ALBORI FIGURATIVI – 1972 / 1980

Il non avere esperienza nella lavorazione dei materiali e impiegare strumenti di fortuna mi riempie di tensione che spesso si traduce in carica positiva.

…credo che questa ansiosa tensione, testimone di alternante certezze a profonde paure, emerga nelle mie sculture.

Queste lavorazioni lente ma “di getto” mettono alla prova la mia idea di volumi e magicamente donano primordialità alle opere.

…forse non elegante, poco sapiente, poco paziente ma il risultato, così scabro e teso, esalta la struttura evidenziando il contenuto.

Scarnificando le superfici e facendo decadere il superfluo, voglio che le masse prevalgano.

La scultura che mi trovo ad amare voglio che resista al tempo, che non ne sia intaccata ma che ne testimoni il passaggio. Sono rapito da “ciò che rimane”.
Cimentandomi nella pratica per via di togliere, sia tecnicamente che concettualmente, più espressamente scolpire, mi entusiasmo all’inverosimile. Mi pare di intervenire direttamente negli elementi del mondo. Segno, ci sono, e mi faccio sentire, mi sento forte e spaventato come un primitivo.

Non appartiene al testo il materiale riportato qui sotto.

# imironhead/ml_super_resolution

Measured on AMD Instinct MI355X. Metric: VDSR-20 training patches/sec (41x41, batch 256 per GPU); fwd HR megapixels/sec alongside, higher is better.
Workload: dtype f32; 1 GPU; BASELINE configs[2]: VDSR 20-layer 3x3x64 residual, RGB, batch 256x41x41 per GPU, fwd+bwd+TF-Adam, random-init weights; global_batch=256, patch=41, parallelism=dp1

## Files before the change

include/srx.h:

```cpp
#ifndef SRX_H_
#define SRX_H_

#include <stddef.h>
#include <stdint.h>

#ifdef __cplusplus
extern "C" {
#endif

typedef void* srx_stream_t;

typedef enum {
    SRX_OK = 0,
    SRX_ERR_BAD_ARG = -1,
    SRX_ERR_UNSUPPORTED = -2,
    SRX_ERR_WORKSPACE = -3,
    SRX_ERR_LAUNCH = -4,
    SRX_ERR_ALIGN = -5
} srx_status;

typedef enum { SRX_PAD_SAME = 0, SRX_PAD_VALID = 1 } srx_pad_mode;

typedef enum {
    SRX_ACT_NONE = 0,
// ... 18 lines not shown
} srx_conv_desc;

const char* srx_version(void);
const char* srx_last_error(void);

int srx_set_conv_path(int pipelined);

int srx_set_wgrad_path(int path);

int srx_conv_chain(const srx_conv_desc* d, int op, int in_act, int layers, const float* const* x, const float* const* w,
                   const float* const* bias, const float* const* aux, float* const* y, srx_stream_t stream);

int srx_conv_chain_supported(const srx_conv_desc* d, int op, int in_act);

int srx_set_chain(int on);

int srx_conv2d_precision_supported(const srx_conv_desc* d, int op);

size_t srx_conv2d_workspace_bytes(const srx_conv_desc* d, int op);

int srx_conv2d_fwd(const srx_conv_desc* d, const float* x, const float* w, const float* bias,
                   const float* skip, float* y, void* ws, size_t ws_bytes, srx_stream_t stream);

int srx_conv2d_bwd_data(const srx_conv_desc* d, const float* dpre, const float* w,
                        const float* x_in, int in_act, float* dx_out, void* ws, size_t ws_bytes,
                        srx_stream_t stream);

int srx_conv2d_bwd_data_acc(const srx_conv_desc* d, const float* dpre, const float* w, const float* dx_acc,
                            float* dx_out, void* ws, size_t ws_bytes, srx_stream_t stream);

// ... 163 lines not shown
```

ml_super_resolution_amd/_lib.py:

```python
import ctypes
import os

_HERE = os.path.dirname(os.path.abspath(__file__))
LIB_PATH = os.path.join(_HERE, 'libsrx.so')

SRX_OK = 0
PAD_SAME, PAD_VALID = 0, 1
ACT_NONE, ACT_RELU, ACT_TANH, ACT_LRELU, ACT_SIGMOID = 0, 1, 2, 3, 4
OP_FWD, OP_BWD_DATA, OP_BWD_FILTER = 0, 1, 2
PRECISION_FP32, PRECISION_BF16X3 = 0, 1
PRECISION_BY_NAME = {'highest': PRECISION_FP32, 'high': PRECISION_BF16X3}

ACT_BY_NAME = {None: ACT_NONE, 'none': ACT_NONE, 'relu': ACT_RELU, 'tanh': ACT_TANH,
               'lrelu': ACT_LRELU, 'leaky_relu': ACT_LRELU, 'sigmoid': ACT_SIGMOID}
PAD_BY_NAME = {'same': PAD_SAME, 'valid': PAD_VALID}
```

Più la lavorazione si prolunga e più la mia idea si purga, è messa alla prova, e se la convinzione perdura e si accresce, il mio braccio si rinvigorisce sempre più, altrimenti tutto diviene più faticoso e inutile.

…quando mi siedo e respiro mi convinco di essere piccolissimo e che la scultura, per ora, è per me anche una battaglia contro il materiale che mi si oppone.

…penso agli antichi, prima mi esalto poi vorrei fare altro.